カウンターでコーヒーを注文し、席に着くとちょうど人が途切れていたので弾かせていただくことに。選んだのはベートーヴェンのソナタ31番3楽章。駅構内らしく、電車の走行音や人のざわめきが広場の空気に混ざって耳に届きますが、それが自然と伴奏のように感じられました。ピアノは消音仕様になっていて、音が周囲に広がりすぎず、気楽に演奏できるのもありがたいところ。鍵盤は適度な抵抗感があり、表現をしっかり受け止めてくれる感覚で、気持ちよく弾くことができました。カフェ全体にゆったりとした時間が流れ、心地よいひとときでした。

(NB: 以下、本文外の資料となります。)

# Chriz122/ultralytics_pro

Measured on AMD Instinct MI355X. Metric: images/sec (whole job = n_gpus x per-GPU bs=32) YOLOv8n 640x640 (forward + Detect decode + NMS), higher is better.
Workload: dtype bf16

## Files before the change

### include/upa.h

```cpp
#ifndef UPA_H
#define UPA_H
#include <stddef.h>
#include <stdint.h>

#ifdef __cplusplus
extern "C" {
#endif

enum { UPA_F32 = 0, UPA_BF16 = 1, UPA_U8_BGR_HWC = 2  };
enum { UPA_ACT_NONE = 0, UPA_ACT_SILU = 1, UPA_ACT_RELU = 2 };
enum { UPA_OK = 0, UPA_EINVAL = -1, UPA_EUNSUPPORTED = -2, UPA_EWORKSPACE = -3, UPA_ELAUNCH = -4 };

typedef struct upa_opts {
  uint32_t size;
  int32_t conv_big;
  int32_t conv_big_bm;
  int32_t conv_ckt;
  int32_t no_ws, no_pipe, no_1x1, no_c16, no_upcat;
  int32_t pipe_all;
  int32_t pipe_min_tiles;
  int32_t pipe_wgs, c16_wgs;
  int32_t c1_mt, c1_waves, c1_wgs;
  int32_t pair;
  int32_t pair_tile64, pair_tile32;
  int32_t no_pair_cv2;
  int32_t c2f;
  int32_t c2f16_waves;
  int32_t c2f32_th;
  int32_t no_branch_tail;
  int32_t branch_tail_bm;
  int32_t stem_wgs, stemf_wgs, stemf_waves, stem_no_mfma;
  int32_t ablate_conv, ablate_pipe, ablate_c1, ablate_stem;
  int32_t c2f64_max_px;
  int32_t conv_ws3;
  int32_t no_group;
  int32_t no_c2f32_up;
  int32_t no_xcd;
  int32_t keys_only;
  int32_t conv_p8;
  int32_t c2f_stream;
  int32_t c2f_stream_rows;
  int32_t no_stack_first;
  int32_t no_epi_stats;
  int32_t nms_stages;
  int32_t nms_first_prefix;
  int32_t detect_stream;
  int32_t detect_stream_rows;
  int32_t no_sppf_front;
  int32_t no_c2f16_down;
} upa_opts;

int upa_version(void);
const char* upa_last_error(void);
size_t upa_opts_size(void);

size_t upa_conv_packed_weight_bytes(int cout, int cin, int k, int dtype);
int upa_pack_conv_weight(const float* w_oihw, int cout, int cin, int k, int dtype, void* out);
int upa_conv2d_bias_act(const void* x, int n, int h, int w, int cin, int ldx,
                        const void* w_packed, const float* bias ,
                        void* y, int cout, int ldy,
                        const void* residual , int ldr,
                        int k, int stride, int pad, int act, int dtype, const upa_opts* opts, void* stream);
typedef struct upa_conv_problem {
  const void* x; int32_t n, h, w, cin, ldx;
  const void* w_packed; const float* bias;
  void* y; int32_t cout, ldy;
  const void* residual; int32_t ldr;
} upa_conv_problem;
int upa_conv2d_bias_act_group(const upa_conv_problem* probs, int count, int k, int stride, int pad, int act, int dtype,
                              const upa_opts* opts, void* stream);

int upa_conv2d_pool2(const void* x, int n, int h, int w, int cin, int ldx, const void* w_packed, const float* bias, void* y, int cout,
                     int ldy, int k, int stride, int pad, int act, int dtype, const upa_opts* opts, void* stream);
int upa_conv2d_stem_nchw_pool2(const void* x_nchw, int x_dtype, int n, int cin, int h, int w, const float* w_oihw, const float* bias,
                               void* y, int cout, int ldy, int k, int stride, int pad, int act, int dtype, const upa_opts* opts,
                               void* stream);

int upa_conv_variant(int n, int h, int w, int cin, int cout, int k, int stride, int pad, int dtype, const upa_opts* opts);

int upa_bottleneck_pair(const void* x, int n, int h, int w, int c, int ldx, const void* w1_packed, const float* b1,
                        const void* w2_packed, const float* b2, void* y, int ldy, int residual, int act, int dtype,
                        const upa_opts* opts, void* stream);
int upa_bottleneck_pair_e(const void* x, int n, int h, int w, int c, int cmid, int ldx, const void* w1_packed, const float* b1,
                          const void* w2_packed, const float* b2, void* y, int ldy, int residual, int act, int dtype,
                          const upa_opts* opts, void* stream);


size_t upa_stem_packed_weight_bytes(int cout, int cin, int k);
int upa_pack_stem_weight(const float* w_oihw, int cout, int cin, int k, float* out );
int upa_conv2d_stem_nchw(const void* x_nchw, int x_dtype, int n, int cin, int h, int w,
                         const float* w_oihw, const float* bias, void* y, int cout, int ldy,
                         int k, int stride, int pad, int act, int dtype, const upa_opts* opts, void* stream);

int upa_stem_conv_fused(const void* x, int n, int h, int w, const float* w0, const float* b0, const void* w1,
                        const float* b1, void* y, int ldy, const upa_opts* opts, void* stream);
int upa_stem_conv_fused_k(const void* x, int n, int h, int w, int k0, const float* w0, const float* b0, const void* w1,
                          const float* b1, void* y, int ldy, const upa_opts* opts, void* stream);
int upa_stem_conv_fused_c(const void* x, int n, int h, int w, int k0, int c0, const float* w0, const float* b0, const void* w1,
                          const float* b1, void* y, int ldy, const upa_opts* opts, void* stream);
int upa_stem_conv_fused_s(const void* x, int n, int h, int w, int k0, int s0, int c0, const float* w0, const float* b0,
                          const void* w1, const float* b1, void* y, int ldy, const upa_opts* opts, void* stream);

int upa_maxpool2d(const void* x, int n, int h, int w, int c, int ldx, void* y, int oh, int ow, int ldy,
                  int k, int stride, int pad, int pad_br, int dtype, void* stream);
int upa_sppf_pool3(const void* x, int n, int h, int w, int c, int ldx, void* y1, void* y2, void* y3, int ldy,
                   int dtype, void* stream);
int upa_sppf_front(const void* x, int n, int h, int w, int c1, int ldx, const void* w_packed, const float* bias, void* y, int c_, int ldy, int dtype,
                   const upa_opts* opts, void* stream);
int upa_upsample2x(const void* x, int n, int h, int w, int c, int ldx, void* y, int ldy, int dtype, void* stream);
int upa_copy_view(const void* x, int n, int h, int w, int c, int ldx, void* y, int ldy, int dtype, void* stream);
int upa_copy_to_host(const void* src_dev, void* dst_pinned, size_t bytes, void* stream);
int upa_results_to_host(const void* rows_dev, const int* counts_dev, int batch, int max_rows, int row_bytes,
                        void* rows_pinned, int* counts_pinned, void* stream);
int upa_add_view(const void* a, int lda, const void* b, int ldb, void* y, int ldy, int n, int h, int w, int c,
                 int dtype, void* stream);
int upa_nchw_to_nhwc(const float* x, int n, int c, int h, int w, void* y, int ldy, int dtype, void* stream);
int upa_nhwc_to_nchw(const void* x, int n, int h, int w, int c, int ldx, float* y, int dtype, void* stream);
int upa_letterbox_u8(const void* src, int n, int h0, int w0, long src_image_stride, int src_row_stride, void* dst, int H, int W,
                     int new_h, int new_w, int top, int left, int pad_value, void* stream);


int upa_detect_decode(const void* box, int ldb, const void* cls, int ldc, int n, int h, int w, int reg_max, int nc,
                      float stride_px, float* y, int a_total, int a0, int dtype, void* stream);
int upa_detect_tail(const void* x, int n, int h, int w, int cin, int ldx, const void* w_packed, const float* bias, int cout,
                    int kind, int nc, float stride_px, float* y, int a_total, int a0, void* raw, int ldraw,
                    unsigned long long* best_keys, int dtype, const upa_opts* opts, void* stream);

int upa_conv1x1_upcat(const void* x, int n, int h, int w, int cin, int ldx, const void* up, int up_c, int up_ld,
                      const void* w_packed, const float* bias, void* y, int cout, int ldy, int act, int dtype,
                      const upa_opts* opts, void* stream);

int upa_bottleneck_pair_cv2(const void* x, const void* y0, int n, int h, int w, int ldx, const void* w1_packed, const float* b1,
                            const void* w2_packed, const float* b2, int residual, const void* wc_std, const void* wc_b,
                            const float* bc, void* out, int ldout, int act, int dtype, const upa_opts* opts, void* stream);

int upa_c2f_fused(const void* x, int n, int h, int w, int c1, int ldx, int c, int nb, int shortcut, const void* w1,
                  const float* b1, const void* const* wm, const float* const* bm, const void* w2, const float* b2, void* y,
                  int c2, int ldy, int act, int dtype, const upa_opts* opts, void* stream);

int upa_c2f16_down_fused(const void* x, int n, int h, int w, int ldx, const void* w1, const float* b1, const void* const* wm,
                         const float* const* bm, const void* w2, const float* b2, const void* wd, const float* bd, void* y, int ldy,
                         int dtype, const upa_opts* opts, void* stream);

int upa_c2f64_fused(const void* x, int n, int h, int w, int c1, int ldx, const void* up, int up_c, int up_ld, int nb, int shortcut,
                    const void* w1, const float* b1, const void* const* wm, const float* const* bm, const void* w2,
                    const float* b2, void* y, int c2, int ldy, int act, int dtype, const upa_opts* opts, void* stream);
int upa_c2f32_up_fused(const void* x, int n, int h, int w, int c1, int ldx, const void* up, int up_c, int up_ld, int nb, int shortcut,
                       const void* w1, const float* b1, const void* const* wm, const float* const* bm, const void* w2, const float* b2,
                       void* y, int c2, int ldy, int act, int dtype, const upa_opts* opts, void* stream);

size_t upa_tail_packed_weight_bytes(int cout, int cin);
int upa_pack_tail_weight(const float* w, int cout, int cin, void* out);
int upa_detect_branch_tail(const void* x, int n, int h, int w, int c, int ldx, const void* w3_packed, const float* b3,
                           const void* wt_packed, const float* bt, int kind, int nc, float stride_px, float* y, int a_total,
                           int a0, unsigned long long* best_keys, int dtype, const upa_opts* opts, void* stream);
typedef struct upa_branch_level {
  const void* x; int32_t n, h, w, c, ldx;
  const void* w3_packed; const float* b3;
  const void* wt_packed; const float* bt;
  float stride_px; int32_t a0;
} upa_branch_level;
// ... 168 lines not shown
```

### ultralytics_pro_amd/_lib.py

```python

from __future__ import annotations

import ctypes as C
import os
from pathlib import Path

import torch

UPA_F32, UPA_BF16, UPA_U8_BGR_HWC = 0, 1, 2
UPA_EUNSUPPORTED = -2
ACT_NONE, ACT_SILU, ACT_RELU = 0, 1, 2

_PKG = Path(__file__).resolve().parent
LIB_PATH = Path(os.environ.get("UPA_HIP_LIB", _PKG / "libupa_hip.so"))

_vp, _i, _f, _sz = C.c_void_p, C.c_int, C.c_float, C.c_size_t


class Opts(C.Structure):

    _fields_ = [("size", C.c_uint32), ("conv_big", _i), ("conv_big_bm", _i), ("conv_ckt", _i),
                ("no_ws", _i), ("no_pipe", _i), ("no_1x1", _i), ("no_c16", _i), ("no_upcat", _i),
                ("pipe_all", _i), ("pipe_min_tiles", _i), ("pipe_wgs", _i), ("c16_wgs", _i),
                ("c1_mt", _i), ("c1_waves", _i), ("c1_wgs", _i),
                ("pair", _i), ("pair_tile64", _i), ("pair_tile32", _i), ("no_pair_cv2", _i),
                ("c2f", _i), ("c2f16_waves", _i), ("c2f32_th", _i),
                ("no_branch_tail", _i), ("branch_tail_bm", _i),
                ("stem_wgs", _i), ("stemf_wgs", _i), ("stemf_waves", _i), ("stem_no_mfma", _i),
                ("ablate_conv", _i), ("ablate_pipe", _i), ("ablate_c1", _i), ("ablate_stem", _i), ("c2f64_max_px", _i), ("conv_ws3", _i), ("no_group", _i), ("no_c2f32_up", _i), ("no_xcd", _i), ("keys_only", _i), ("conv_p8", _i), ("c2f_stream", _i), ("c2f_stream_rows", _i), ("no_stack_first", _i), ("no_epi_stats", _i), ("nms_stages", _i), ("nms_first_prefix", _i), ("detect_stream", _i), ("detect_stream_rows", _i), ("no_sppf_front", _i), ("no_c2f16_down", _i)]

    def __init__(self, **kw):
        super().__init__()
        self.size = C.sizeof(Opts)
        for k, v in kw.items():
            if k in dict(self._fields_):
                setattr(self, k, int(v))
            else:
                raise AttributeError(f"upa_opts has no field '{k}'")

    def replace(self, **kw) -> "Opts":
        o = Opts()
        C.memmove(C.byref(o), C.byref(self), C.sizeof(Opts))
        for k, v in kw.items():
            setattr(o, k, int(v))
        return o

    _ENV = {"UPA_CONV_BIG": ("conv_big", lambda v: {0: 1, 1: 0, 2: 2}[int(v)]), "UPA_CONV_BIG_BM": ("conv_big_bm", int), "UPA_CONV_WS3": ("conv_ws3", int),
            "UPA_CONV_CKT": ("conv_ckt", int), "UPA_CONV_NO_WS": ("no_ws", lambda v: 1), "UPA_CONV_NO_PIPE": ("no_pipe", lambda v: 1),
            "UPA_CONV_NO_1X1": ("no_1x1", lambda v: 1), "UPA_CONV_NO_C16": ("no_c16", lambda v: 1), "UPA_NO_UPCAT": ("no_upcat", lambda v: 1),
            "UPA_PIPE_ALL": ("pipe_all", lambda v: 1), "UPA_PIPE_MIN_TILES": ("pipe_min_tiles", int), "UPA_PIPE_WGS": ("pipe_wgs", int),
            "UPA_C16_WGS": ("c16_wgs", int), "UPA_C1_MT": ("c1_mt", int), "UPA_C1_WAVES": ("c1_waves", int), "UPA_C1_WGS": ("c1_wgs", int),
            "UPA_NO_PAIR": ("pair", lambda v: {0: 2, 1: 1, 2: 0, 3: 3}[int(v)]), "UPA_PAIR_T64": ("pair_tile64", int),
            "UPA_PAIR_T32": ("pair_tile32", int), "UPA_NO_PAIR_CV2": ("no_pair_cv2", int), "UPA_NO_C2F": ("c2f", int),
            "UPA_C2F16_WAVES": ("c2f16_waves", int), "UPA_C2F32_TH": ("c2f32_th", int), "UPA_NO_BRANCH_TAIL": ("no_branch_tail", int),
            "UPA_BRANCH_TAIL_BM": ("branch_tail_bm", int), "UPA_STEM_WGS": ("stem_wgs", int), "UPA_STEMF_WGS": ("stemf_wgs", int),
            "UPA_STEMF_WAVES": ("stemf_waves", int), "UPA_STEM_NO_MFMA": ("stem_no_mfma", lambda v: 1),
            "UPA_CONV_ABLATE": ("ablate_conv", int), "UPA_PIPE_ABLATE": ("ablate_pipe", int), "UPA_C1_ABLATE": ("ablate_c1", int),
            "UPA_STEM_ABLATE": ("ablate_stem", int)}

    @classmethod
    def from_env(cls, env=None) -> "Opts":
        env = os.environ if env is None else env
        o = cls()
        for name, (field, conv) in cls._ENV.items():
            if name in env:
                setattr(o, field, conv(env[name]))
        return o
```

演奏を楽しんだあとは、梅田から御堂筋線で隣の淀屋橋へ。大阪のメインストリートである御堂筋を南に歩くこと5分ほどで、「オービック御堂筋ビル」に到着します。ここは筆者のお気に入りのストリートピアノスポットで、大阪出張のたびに立ち寄っている場所です。
館内にはヤマハのグランドピアノが置かれていて、ちょうど若い男性がショパンのノクターンを演奏していました。その深みのある音色に思わず聴き入ってしまいます。演奏が終わると、その場の数人が一斉に拍手を送りました。
話しかけてみると、ここで人前で弾くのがルーティンになっているとのこと。筆者が神奈川から来たことを伝えると驚かれ、大阪のストリートピアノ事情について色々教えてくださいました。同年代ということもあって、すぐに打ち解けて話し込んでしまいました。
そこへ年配の男性も加わり、「私は長いことクラシックから離れてジャズばかりだったんですが、ここで皆さんの演奏を聴くうちに、またやりたいと思うようになって。彼に刺激を受けて最近はショパンのノクターンを練習しているんです」と語ってくださいました。この場所が人をつなぎ、音楽に再び向き合わせるきっかけになっていることに心を打たれました。その男性のノクターンも聴かせていただきましたが、晦渋な味わいがあり、強く惹きつけられる演奏でした。あんな深みを出せるようになりたい、と素直に思いました。
次に登場したのは小学生くらいの女の子。「吉本新喜劇のテーマ」という、大阪らしい選曲にほっこり。その後のモーツァルトのソナタは、正確さと構成感が際立ち、小学生とは思えないほどの完成度に驚かされました。お母さんによると、もうすぐコンクール本番を控えており、その仕上げとしてここで弾いているとのこと。本当に素晴らしい経験の場だと感じました。
いよいよ筆者の番。ここではショパンの舟歌を選びました。ガラス越しに御堂筋を流れる車の光景を眺めながら演奏すると、反響が心地よく返ってきます。調律の行き届いたピアノは力強さも繊細さも自在に表現でき、思い描いたとおりの音を奏でることができました。演奏後、その場にいた皆さんから温かい拍手をいただき、とても嬉しい気持ちになりました。
こうして皆で交代しながら演奏を続けると、あたりはすっかり暗くなりました。そろそろかと思い帰途につこうとしたところ、最初にノクターンを弾いていた彼が声をかけてくれました。「明日、特にお気に入りのピアノを巡るつもりなので、もし良かったらご一緒にどうですか?」と。せっかくいただいたご縁なので、この日は大阪に泊まることにしました。皆さんにお礼を伝え、彼には「また明日会いましょう」と約束して、その場を後にしました。
【今日の飯テロ】
今回は梅田の名門サウナにて。大阪出張の帰りには、ここに立ち寄るのがいつも楽しみだったりします。
名物は「ちゃんぽん」。サウナでしっかりととのったあと、湯上がりの体に染み渡るスープとたっぷりの具材ーこれがまた、うめぇんだ。